Exactly as they stand, set down the following records once more.

· · ·

__global__ void __launch_bounds__(64) k_hash_mid_text(const uint8_t* __restrict__ tbs_blob, const uint64_t* __restrict__ tbs_off,
                                                      uint32_t n_items, const uint32_t* __restrict__ item_hash_mask, TextDev txt) {
  const uint32_t item = blockIdx.x * blockDim.x + threadIdx.x;
  const uint32_t which = blockIdx.y;
  if (item >= n_items) return;
  if (!((item_hash_mask[item] >> (ITEM_TEXT_SHIFT + which)) & 1u)) return;
  const uint8_t* p = tbs_blob + tbs_off[item];
  const uint64_t len = tbs_off[item + 1] - tbs_off[item];
  const bool wide = which == 3 || which == 4;
  const uint32_t B = wide ? 128u : 64u;
  uint32_t s32[8];
  uint64_t s64[8];
  if (which == 0) sha256_init(s32); else if (which == 1) sha224_init(s32); else if (which == 2) sha1_init(s32);
  else if (which == 3) sha512_init(s64); else if (which == 4) sha384_init(s64); else if (which == 5) md5_init(s32); else ripemd160_init(s32);
  uint8_t buf[128];
  uint32_t fill = 0;
  uint64_t total = 0;
  auto put = [&](uint8_t c) {
    buf[fill++] = c;
    ++total;
    if (fill == B) {
      if (which >= 5) {
        uint32_t w[16];
#pragma unroll
        for (int i = 0; i < 16; ++i) w[i] = (uint32_t)buf[4 * i] | ((uint32_t)buf[4 * i + 1] << 8) | ((uint32_t)buf[4 * i + 2] << 16) | ((uint32_t)buf[4 * i + 3] << 24);
        if (which == 5) md5_compress(s32, w); else ripemd160_compress(s32, w);
      } else if (!wide) {
        uint32_t w[16];
#pragma unroll
        for (int i = 0; i < 16; ++i) w[i] = ((uint32_t)buf[4 * i] << 24) | ((uint32_t)buf[4 * i + 1] << 16) | ((uint32_t)buf[4 * i + 2] << 8) | buf[4 * i + 3];
        if (which == 2) sha1_compress(s32, w); else sha256_compress(s32, w);
      } else {
        uint64_t w[16];
#pragma unroll
        for (int i = 0; i < 16; ++i) {
          uint64_t v = 0;
#pragma unroll
          for (int t = 0; t < 8; ++t) v = (v << 8) | buf[8 * i + t];
          w[i] = v;
        }
        sha512_compress(s64, w);
      }
      fill = 0;
    }
  };
  int st = 0;
  for (uint64_t i = 0; i < len; ++i) {
    const uint8_t c = p[i];
    if (st == 0) {
      if (c == 0x0D) { st = 1; put(c); }
      else if (c == 0x0A) { put(0x0D); put(0x0A); }
      else put(c);
    } else { st = 0; put(c); }
  }
  const uint64_t slot = (uint64_t)which * n_items + item;
  if (!wide) {
    const uint32_t slot32 = which < 3 ? which : which - 2;
    for (int i = 0; i < 8; ++i) txt.mid32[((uint64_t)slot32 * n_items + item) * 8 + i] = s32[i];
  } else { for (int i = 0; i < 8; ++i) txt.mid64[((uint64_t)(which - 3) * n_items + item) * 8 + i] = s64[i]; }
  for (uint32_t i = 0; i < fill; ++i) txt.tail[slot * 128 + i] = buf[i];
  txt.len[slot] = total;
}

struct TailSrc {
  const uint8_t* tail; uint32_t tail_len;
  const uint8_t* body; uint32_t pre_len;
  uint32_t tr_len;
  uint32_t rep;
};
__device__ __forceinline__ uint32_t tail_byte(const TailSrc& t, uint32_t j) {
  if (j < t.tail_len) return t.tail[j];
  j -= t.tail_len;
  const uint32_t unit = t.pre_len + t.tr_len;
  if (j >= unit * t.rep) return (j == unit * t.rep) ? 0x80 : 0;
  if (t.rep > 1) j %= unit;
  if (j < t.pre_len) return t.body[j];
  j -= t.pre_len;
  if (j == 0) return 0x04;
  if (j == 1) return 0xFF;
  return (t.pre_len >> (8 * (5 - j))) & 0xFF;
}

template <typename F>
__device__ __forceinline__ uint32_t limb28(F byte_from_lsb, int j) {
  uint32_t bit = 28u * (uint32_t)j;
  uint32_t b0 = bit >> 3, sh = bit & 7;
  uint64_t v = 0;
#pragma unroll
  for (int t = 0; t < 5; ++t) v |= (uint64_t)byte_from_lsb(b0 + t) << (8 * t);
  return (uint32_t)(v >> sh) & MONT_MASK;
}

· · ·

__SOLUTION__
__global__ void __launch_bounds__(64) k_hash_mid_text(const uint8_t* __restrict__ tbs_blob, const uint64_t* __restrict__ tbs_off,
                                                      uint32_t n_items, const uint32_t* __restrict__ item_hash_mask, TextDev txt) {
  const uint32_t item = blockIdx.x * blockDim.x + threadIdx.x;
  const uint32_t which = blockIdx.y;
  if (item >= n_items) return;
  if (!((item_hash_mask[item] >> (ITEM_TEXT_SHIFT + which)) & 1u)) return;
  const uint8_t* p = tbs_blob + tbs_off[item];
  const uint64_t len = tbs_off[item + 1] - tbs_off[item];
  const bool wide = which == 3 || which == 4;
  const uint32_t B = wide ? 128u : 64u;
  uint32_t s32[8];
  uint64_t s64[8];
  if (which == 0) sha256_init(s32); else if (which == 1) sha224_init(s32); else if (which == 2) sha1_init(s32);
  else if (which == 3) sha512_init(s64); else if (which == 4) sha384_init(s64); else if (which == 5) md5_init(s32); else ripemd160_init(s32);
  uint8_t buf[128];
  uint32_t fill = 0;
  uint64_t total = 0;
  auto put = [&](uint8_t c) {
    buf[fill++] = c;
    ++total;
    if (fill == B) {
      if (which >= 5) {
        uint32_t w[16];
#pragma unroll
        for (int i = 0; i < 16; ++i) w[i] = (uint32_t)buf[4 * i] | ((uint32_t)buf[4 * i + 1] << 8) | ((uint32_t)buf[4 * i + 2] << 16) | ((uint32_t)buf[4 * i + 3] << 24);
        if (which == 5) md5_compress(s32, w); else ripemd160_compress(s32, w);
      } else if (!wide) {
        uint32_t w[16];
#pragma unroll
        for (int i = 0; i < 16; ++i) w[i] = ((uint32_t)buf[4 * i] << 24) | ((uint32_t)buf[4 * i + 1] << 16) | ((uint32_t)buf[4 * i + 2] << 8) | buf[4 * i + 3];
        if (which == 2) sha1_compress(s32, w); else sha256_compress(s32, w);
      } else {
        uint64_t w[16];
#pragma unroll
        for (int i = 0; i < 16; ++i) {
          uint64_t v = 0;
#pragma unroll
          for (int t = 0; t < 8; ++t) v = (v << 8) | buf[8 * i + t];
          w[i] = v;
        }
        sha512_compress(s64, w);
      }
      fill = 0;
    }
  };
  int st = 0;
  for (uint64_t i = 0; i < len; ++i) {
    const uint8_t c = p[i];
    if (st == 0) {
      if (c == 0x0D) { st = 1; put(c); }
      else if (c == 0x0A) { put(0x0D); put(0x0A); }
      else put(c);
    } else { st = 0; put(c); }
  }
  const uint64_t slot = (uint64_t)which * n_items + item;
  if (!wide) {
    const uint32_t slot32 = which < 3 ? which : which - 2;
    for (int i = 0; i < 8; ++i) txt.mid32[((uint64_t)slot32 * n_items + item) * 8 + i] = s32[i];
  } else { for (int i = 0; i < 8; ++i) txt.mid64[((uint64_t)(which - 3) * n_items + item) * 8 + i] = s64[i]; }
  for (uint32_t i = 0; i < fill; ++i) txt.tail[slot * 128 + i] = buf[i];
  txt.len[slot] = total;
}

struct TailSrc {
  const uint8_t* tail; uint32_t tail_len;
  const uint8_t* body; uint32_t pre_len;
  uint32_t tr_len;
  uint32_t rep;
};
__device__ __forceinline__ uint32_t tail_byte(const TailSrc& t, uint32_t j) {
  if (j < t.tail_len) return t.tail[j];
  j -= t.tail_len;
  const uint32_t unit = t.pre_len + t.tr_len;
  if (j >= unit * t.rep) return (j == unit * t.rep) ? 0x80 : 0;
  if (t.rep > 1) j %= unit;
  if (j < t.pre_len) return t.body[j];
  j -= t.pre_len;
  if (j == 0) return 0x04;
  if (j == 1) return 0xFF;
  return (t.pre_len >> (8 * (5 - j))) & 0xFF;
}

template <typename F>
__device__ __forceinline__ uint32_t limb28(F byte_from_lsb, int j) {
  uint32_t bit = 28u * (uint32_t)j;
  uint32_t b0 = bit >> 3, sh = bit & 7;
  uint64_t v = 0;
#pragma unroll
  for (int t = 0; t < 5; ++t) v |= (uint64_t)byte_from_lsb(b0 + t) << (8 * t);
  return (uint32_t)(v >> sh) & MONT_MASK;
}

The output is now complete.